[Collected data]
________________
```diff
@@ -43,6 +51,20 @@
         t = target.contiguous().float()
         n, k = t.shape[:2]
         vox = t[0, 0].numel()
+        ctx.multi = (len(heads) <= MAX_FUSED_HEADS and k <= MAX_FUSED_CLASSES and n * k <= 65535 and t.is_cuda
+                     and all(h.shape == t.shape and h.dtype == torch.float32 and h.is_contiguous() and h.device == t.device for h in heads))
+        if ctx.multi:
+            nh = len(heads)
+            with torch.cuda.device(t.device):
+                ws = torch.empty(lib.brats_dice_multi_ws_floats(nh, n, k), dtype=torch.float32, device=t.device)
+                sums = torch.empty((nh, k, 3), dtype=torch.float32, device=t.device)
+                coef = torch.empty((nh, k, 2), dtype=torch.float32, device=t.device)
+                loss = torch.empty((), dtype=torch.float32, device=t.device)
+                _lib.check(lib.brats_dice_stats_multi(_pointer_array(heads), nh, t.data_ptr(), ws.data_ptr(), n, k, vox, st), "dice_stats_multi")
+                _lib.check(lib.brats_dice_finish(ws.data_ptr(), nh, n, k, vox, eps, int(bool(jaccard)), sums.data_ptr(), coef.data_ptr(),
+                                                 loss.data_ptr(), st), "dice_finish")
+            ctx.save_for_backward(t, coef, *heads)
+            return loss
         hs = [h.contiguous().float() for h in heads]
         sums = torch.empty((len(hs), k, 3), dtype=torch.float32, device=t.device)
         ws = torch.empty(lib.brats_dice_ws_floats(n, k), dtype=torch.float32, device=t.device)
@@ -70,6 +92,13 @@
         t, coef, *hs = ctx.saved_tensors
         n, k = t.shape[:2]
         vox = t[0, 0].numel()
+        if ctx.multi:
+            g = g.to(device=t.device, dtype=torch.float32)
+            with torch.cuda.device(t.device):
+                outs = [torch.empty_like(h) for h in hs]
+                _lib.check(lib.brats_dice_grad_multi(_pointer_array(hs), len(hs), t.data_ptr(), coef.data_ptr(), g.data_ptr(),
+                                                     _pointer_array(outs), n, k, vox, st), "dice_grad_multi")
+            return (None, None, None) + tuple(outs)
         coef = (coef * g).contiguous()
         outs = []
         for i, h in enumerate(hs):
diff --git a/brats21_amd/networks/equiunet.py b/brats21_amd/networks/equiunet.py
--- a/brats21_amd/networks/equiunet.py
+++ b/brats21_amd/networks/equiunet.py
@@ -460,13 +460,13 @@
 
     d_c1 = cbw(c2, None, head=top, bst=c1) if top is not None else cbw(c2, extra(up1) if extra(up1) is not None else torch.zeros_like(up1), bst=c1)
     d_skip1, d_u1 = cbw(c1, d_c1)
-    d_up2 = _plus(ops.upsample_bwd(d_u1, 2), extra(up2))
+    d_up2 = ops.upsample_bwd(d_u1, 2, add=extra(up2))
     c1, c2 = _blk(m.decoder2)
     d_skip2, d_u2 = cbw(c1, cbw(c2, d_up2, bst=c1))
-    d_up3 = _plus(ops.upsample_bwd(d_u2, 2), extra(up3))
+    d_up3 = ops.upsample_bwd(d_u2, 2, add=extra(up3))
     c1, c2 = _blk(m.decoder3)
     d_skip3, d_u3 = cbw(c1, cbw(c2, d_up3, bst=c1))
-    return d_skip1, d_skip2, d_skip3, _plus(ops.upsample_bwd(d_u3, 2), extra(bottom_2)), extra(bottom)
+    return d_skip1, d_skip2, d_skip3, ops.upsample_bwd(d_u3, 2, add=extra(bottom_2)), extra(bottom)
 
 
 class _EquiUnetFn(torch.autograd.Function):
diff --git a/brats21_amd/ops.py b/brats21_amd/ops.py
--- a/brats21_amd/ops.py
+++ b/brats21_amd/ops.py
@@ -829,15 +829,24 @@
     return _lib.lib().brats_upsample_bwd_set_fused(mode)
 
 
-def upsample_bwd(dy, scale=2):
+def upsample_bwd(dy, scale=2, add=None, out=None):
     dptr, c, dp = _desc(dy)
     n, do, ho, wo, _ = dy.shape
     d, h, w = do // scale, ho // scale, wo // scale
     code = _code(dy.dtype)
     ws = torch.empty(_lib.lib().brats_upsample_bwd_ws_bytes(code, n, c, d, h, w, scale), dtype=torch.uint8, device=dy.device)
-    dx = new_act(n, d, h, w, c, dy.dtype, dy.device)
-    _lib.check(_lib.lib().brats_upsample_bwd(dptr, dp, dx.data_ptr(), c, ws.data_ptr(), code, n, c, d, h, w, scale,
-                                             _stream()), "upsample_bwd")
+    dx = new_act(n, d, h, w, c, dy.dtype, dy.device) if out is None else out
+    xptr, xc, xp = _desc(dx)
+    if tuple(dx.shape) != (n, d, h, w, c) or dx.dtype != dy.dtype:
+        raise ValueError(f"upsample_bwd: out {tuple(dx.shape)} {dx.dtype} does not match {(n, d, h, w, c)} {dy.dtype}")
+    if add is None:
+        _lib.check(_lib.lib().brats_upsample_bwd(dptr, dp, xptr, xp, ws.data_ptr(), code, n, c, d, h, w, scale, _stream()), "upsample_bwd")
+        return dx
+    if tuple(add.shape) != (n, d, h, w, c) or add.dtype != dy.dtype:
+        raise ValueError(f"upsample_bwd: addend {tuple(add.shape)} {add.dtype} does not match {(n, d, h, w, c)} {dy.dtype}")
+    aptr, _, ap = _desc(add)
+    _lib.check(_lib.lib().brats_upsample_bwd_add(dptr, dp, aptr, ap, xptr, xp, ws.data_ptr(), code, n, c, d, h, w, scale, _stream()),
+               "upsample_bwd_add")
     return dx
 
 
diff --git a/include/brats_hip.h b/include/brats_hip.h
--- a/include/brats_hip.h
+++ b/include/brats_hip.h
@@ -211,6 +211,8 @@
 size_t brats_upsample_bwd_ws_bytes(int dtype, int N, int C, int D, int H, int W, int scale);
 int brats_upsample_bwd(const void* dy, int dypitch, void* dx, int dxpitch, void* tmp, int dtype,
                        int N, int C, int D, int H, int W, int scale, brats_stream_t s);
+int brats_upsample_bwd_add(const void* dy, int dypitch, const void* add, int addpitch, void* dx, int dxpitch, void* tmp,
+                           int dtype, int N, int C, int D, int H, int W, int scale, brats_stream_t s);
 int brats_upsample_bwd_set_fused(int mode);
 
 size_t brats_conv3d_narrow_packed_bytes(int C, int K);
@@ -248,6 +250,13 @@
                      size_t voxels, brats_stream_t s);
 int brats_dice_grad(const float* logits, const float* target, const float* coef ,
                     float* dlogits, int N, int K, size_t voxels, brats_stream_t s);
+size_t brats_dice_multi_ws_floats(int H, int N, int K);
+int brats_dice_stats_multi(const float* const* heads, int H, const float* target, float* ws, int N, int K, size_t voxels,
+                           brats_stream_t s);
+int brats_dice_finish(const float* ws, int H, int N, int K, size_t voxels, float eps, int jaccard, float* sums, float* coef,
+                      float* loss, brats_stream_t s);
+int brats_dice_grad_multi(const float* const* heads, int H, const float* target, const float* coef, const float* g,
+                          float* const* dlogits, int N, int K, size_t voxels, brats_stream_t s);
 
 int brats_pad_crop(const float* src, float* dst, int planes, int sd, int sh, int sw, int dd, int dh,
                    int dw, int oz, int oy, int ox, float fill, brats_stream_t s);
```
________________
### [YOUR GOAL]
Please go through each line of the data and count those that contain the string "dptr"; give that number alone.

### [ANSWER SECTION]
4